The risk isn't just technical debt. It's user trust. When agents fail to pick the right tools, they don't just waste compute. They fail publicly. They misfire in customer support chats. They miss deadlines in operations workflows. They suggest broken next actions in sensitive domains like healthcare or finance.

Users don't care if your planner had 200 tools to pick from. They care that it chose wrong.

Toward a Discoverability Stack

To solve this, we need to treat discoverability like search. Not just a byproduct of prompt design, but an active, composable layer in the agent stack.

What might that look like?

A tool registry with natural language embeddings, usage stats, and context-aware ranking.
An interface planner that can ask: "Given this task, what are 3 candidate tools I've seen succeed in similar situations?"
A self-repair module that can retry with an alternate tool if the initial call fails.
A memory trace system that links goals with tool outcomes over time.

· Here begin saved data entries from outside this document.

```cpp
template <int U>
__device__ __forceinline__ void fe_gather_streams(const FeGatherArgs &g, const FeSplatArgs &a, int blk_beg, int blk_end, double acc[3],
                                                  double acc2[3]) {
  const int W = a.W, H = a.H, r = g.r;
  for (int i0 = blk_beg + (int)threadIdx.x; i0 < blk_end; i0 += kFeGatherNT * U) {
    double2 bv[U];
    double dt[U];
    bool ok[U];
#pragma unroll
    for (int u = 0; u < U; u++) {
      const int i = i0 + u * kFeGatherNT;
      ok[u] = i < blk_end;
      const int ii = ok[u] ? i : blk_beg;
      bv[u] = *reinterpret_cast<const double2 *>(g.sb + 2 * (size_t)ii);
      dt[u] = g.sdt[ii];
    }
    FeWarp w[U];
    const float *q[U];
#pragma unroll
    for (int u = 0; u < U; u++) {
      w[u] = fe_warp_math<true>(a, bv[u].x, bv[u].y, 1.0, dt[u]);
      ok[u] = ok[u] && w[u].ok;
      q[u] = g.itilde + (ok[u] ? (size_t)w[u].yy * W + w[u].xx : (size_t)0);
    }
    float i00[U], i01[U], i10[U], i11[U];
#pragma unroll
    for (int u = 0; u < U; u++) { i00[u] = q[u][0]; i01[u] = q[u][1]; i10[u] = q[u][W]; i11[u] = q[u][W + 1]; }
    bool edge = false;
#pragma unroll
    for (int u = 0; u < U; u++) {
      const float dx = w[u].dx, dy = w[u].dy;
      const float A = (1.f - dy) * (i01[u] - i00[u]) + dy * (i11[u] - i10[u]);
      const float B = (1.f - dx) * (i10[u] - i00[u]) + dx * (i11[u] - i01[u]);
#pragma unroll
      for (int k = 0; k < 3; k++) {
        const double t = (double)w[u].r0[k] * (double)A + (double)w[u].r1[k] * (double)B;
        acc[k] = ok[u] ? acc[k] + t : acc[k];
      }
      edge = edge || (ok[u] && (w[u].xx <= r || w[u].xx + 1 >= W - 1 - r || w[u].yy <= r || w[u].yy + 1 >= H - 1 - r));
    }
    if (g.cx && __any(edge)) {
#pragma unroll
      for (int u = 0; u < U; u++) {
        if (!ok[u]) continue;
        float Ac, Bc;
        border_grad(g.cx, g.cy, W, H, r, w[u].xx, w[u].yy, w[u].dx, w[u].dy, Ac, Bc);
        if (Ac != 0.f || Bc != 0.f) {
#pragma unroll
          for (int k = 0; k < 3; k++) acc2[k] += (double)w[u].r0[k] * (double)Ac + (double)w[u].r1[k] * (double)Bc;
        }
      }
    }
  }
}
#ifndef CMX_FE_GATHER_U
#define CMX_FE_GATHER_U 4
#endif

template <int CHAIN>
__global__ __launch_bounds__(kFeGatherNT) void fe_gather_kernel(FeGatherArgs g) {
  if (CHAIN != 2 && g.gate && *g.gate == 0) return;
  if (CHAIN && wg_stop_requested(g.ev.skip)) return;
  __shared__ double red[(kFeGatherNT / 64) * 6];
  __shared__ FinSmem fin_sm;
  if (CHAIN == 2) {
    const FinalizeArgs &fa = g.tail.fin;
    double s0, s1, mu;
    chain_moment_sums(fa.macc, s0, s1);
    const double c = contrast_from_sums(s0, s1, fa.npix, fa.measure, &mu);
    if (!fa.chain.sm_src && !gate_condition(c, fa.chain.gate_cur->thr, fa.chain.gate_cur->mode)) {
      if (blockIdx.x != 0) return;
      FinalizeArgs f = fa;
      f.gP = 0;
      f.gacc = nullptr;
      finalize_body<kFeGatherNT, true>(f, fin_sm);
      return;
    }
  }
  if (CHAIN) fe_resolve_omega(g.ev);
  const FeSplatArgs &a = g.ev;
  double acc[3] = {0, 0, 0}, acc2[3] = {0, 0, 0};
  constexpr int U = 2;
  const int per_block = ((a.n + (int)gridDim.x - 1) / (int)gridDim.x + kFeGatherNT - 1) / kFeGatherNT * kFeGatherNT;
  const int blk_beg = blockIdx.x * per_block, blk_end = min(a.n, blk_beg + per_block);
  const int stride = kFeGatherNT;
  if (CHAIN == 0 && CMX_FE_GATHER_U > 0 && g.sb) fe_gather_streams<(CMX_FE_GATHER_U > 0 ? CMX_FE_GATHER_U : 1)>(g, a, blk_beg, blk_end, acc, acc2);
  else
  for (int i0 = blk_beg + threadIdx.x; i0 < blk_end; i0 += stride * U) {
    double dt[U], px[U], py[U], pz[U];
    bool act[U];
    if (g.sb) {
#pragma unroll
      for (int u = 0; u < U; u++) {
        const int i = i0 + u * stride;
        act[u] = i < blk_end;
        const int ii = act[u] ? i : blk_beg;
        const double2 v = *reinterpret_cast<const double2 *>(g.sb + 2 * (size_t)ii);
        px[u] = v.x; py[u] = v.y; pz[u] = 1.0;
        dt[u] = g.sdt[ii];
      }
    } else {
      if (g.tb && !g.sxy) {
#pragma unroll
        for (int u = 0; u < U; u++) {
          const int i = i0 + u * stride;
          act[u] = i < blk_end;
          const int ii = act[u] ? i : blk_beg;
          const double2 v = *reinterpret_cast<const double2 *>(g.tb + 2 * (size_t)ii);
          px[u] = v.x; py[u] = v.y; pz[u] = 1.0;
          dt[u] = a.batch_dt[ii / a.per_batch];
        }
      } else {
      uint32_t e[U];
#pragma unroll
      for (int u = 0; u < U; u++) {
        const int i = i0 + u * stride;
        act[u] = i < blk_end;
        if (g.sxy) {
          e[u] = act[u] ? g.sxy[i] : 0u;
          dt[u] = act[u] ? a.batch_dt[g.sbatch[i]] : 0.0;
        } else {
          e[u] = act[u] ? a.xy[i] : 0u;
          dt[u] = act[u] ? a.batch_dt[i / a.per_batch] : 0.0;
        }
      }
#pragma unroll
      for (int u = 0; u < U; u++) {
        load_bearing(a, (int)(e[u] & 0xffff), (int)((e[u] >> 16) & 0x7fff), px[u], py[u], pz[u]);
      }
      }
    }
#pragma unroll
    for (int u = 0; u < U; u++) {
      const FeWarp w = fe_warp_math<true>(a, px[u], py[u], pz[u], dt[u]);
      if (act[u] && w.ok) {
        float A, B;
        bilinear_grad(g.itilde, a.W, w.xx, w.yy, w.dx, w.dy, A, B);
#pragma unroll
        for (int k = 0; k < 3; k++) acc[k] += (double)w.r0[k] * (double)A + (double)w.r1[k] * (double)B;
        if (g.cx) {
          float Ac, Bc;
          border_grad(g.cx, g.cy, a.W, a.H, g.r, w.xx, w.yy, w.dx, w.dy, Ac, Bc);
          if (Ac != 0.f || Bc != 0.f) {
#pragma unroll
            for (int k = 0; k < 3; k++) acc2[k] += (double)w.r0[k] * (double)Ac + (double)w.r1[k] * (double)Bc;
          }
        }
      }
    }
  }
  double v[6];
#pragma unroll
  for (int k = 0; k < 3; k++) v[k] = wave_sum(acc[k]);
  const bool any2 = g.cx && __any(acc2[0] != 0.0 || acc2[1] != 0.0 || acc2[2] != 0.0);
#pragma unroll
  for (int k = 0; k < 3; k++) v[3 + k] = any2 ? wave_sum(acc2[k]) : 0.0;
  const int wave = threadIdx.x >> 6, lane = threadIdx.x & 63;
  if (lane == 0) {
#pragma unroll
    for (int k = 0; k < 6; k++) red[wave * 6 + k] = v[k];
  }
  __syncthreads();
  const bool tail = g.tail.counters != nullptr;
  if (threadIdx.x < (g.cx ? 6 : 3)) {
    const int k = threadIdx.x;
    double v = red[k] + red[6 + k] + red[12 + k] + red[18 + k];
#pragma unroll
    for (int wv = 4; wv < kFeGatherNT / 64; wv++) v += red[6 * wv + k];
    if (g.tail.fin.gacc) {
      if (v != 0.0)
        __hip_atomic_fetch_add(g.tail.fin.gacc + (size_t)(blockIdx.x % kTailShards) * g.tail.fin.gacc_stride + k, v, __ATOMIC_RELAXED,
                               __HIP_MEMORY_SCOPE_AGENT);
    } else if (tail) st_sc1(g.gpartials + (size_t)k * gridDim.x + blockIdx.x, v);
    else g.gpartials[(size_t)k * gridDim.x + blockIdx.x] = v;
  }
  if (CHAIN == 0 && tail && g.tail.poll) {
    asm volatile("s_waitcnt vmcnt(0)" ::: "memory");
    __syncthreads();
    constexpr int kLines = kTailShards + 1;
    if (blockIdx.x != 0) {
      if (threadIdx.x == 0)
        __hip_atomic_fetch_add(g.tail.counters + (blockIdx.x % kLines) * kTailStride, 1u, __ATOMIC_RELAXED, __HIP_MEMORY_SCOPE_AGENT);
      return;
    }
    if (threadIdx.x < 64) {
      const unsigned want = gridDim.x - 1u;
      const unsigned long long t0 = wall_clock64();
      const int q = threadIdx.x;
      for (;;) {
        unsigned v = q < kLines ? __hip_atomic_load(g.tail.counters + q * kTailStride, __ATOMIC_RELAXED, __HIP_MEMORY_SCOPE_AGENT) : 0u;
#pragma unroll
        for (int o = 8; o >= 1; o >>= 1) v += __shfl_xor(v, o, 64);
        const unsigned total = __shfl(v, 0, 64);
        if (total >= want) break;
        __builtin_amdgcn_s_sleep(1);
        if (wall_clock64() - t0 > 100000000ull) {
          if (q == 0 && g.tail.fin.fallback) atomicOr(g.tail.fin.fallback, kFuseIncomplete);
          break;
        }
// ... 688 lines not shown
```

This won't emerge overnight. But teams that build toward this will gain an unfair advantage. Their agents won't just act faster. They'll act smarter, more consistently, and with clearer reasoning paths.

In the age of agent swarms and decentralized workflows, discoverability is the difference between orchestration and chaos. It's not a nice-to-have. It's the next frontier.

The agent that finds the right tool wins. The system that helps it get there, faster and more reliably, defines the next wave of agentic computing.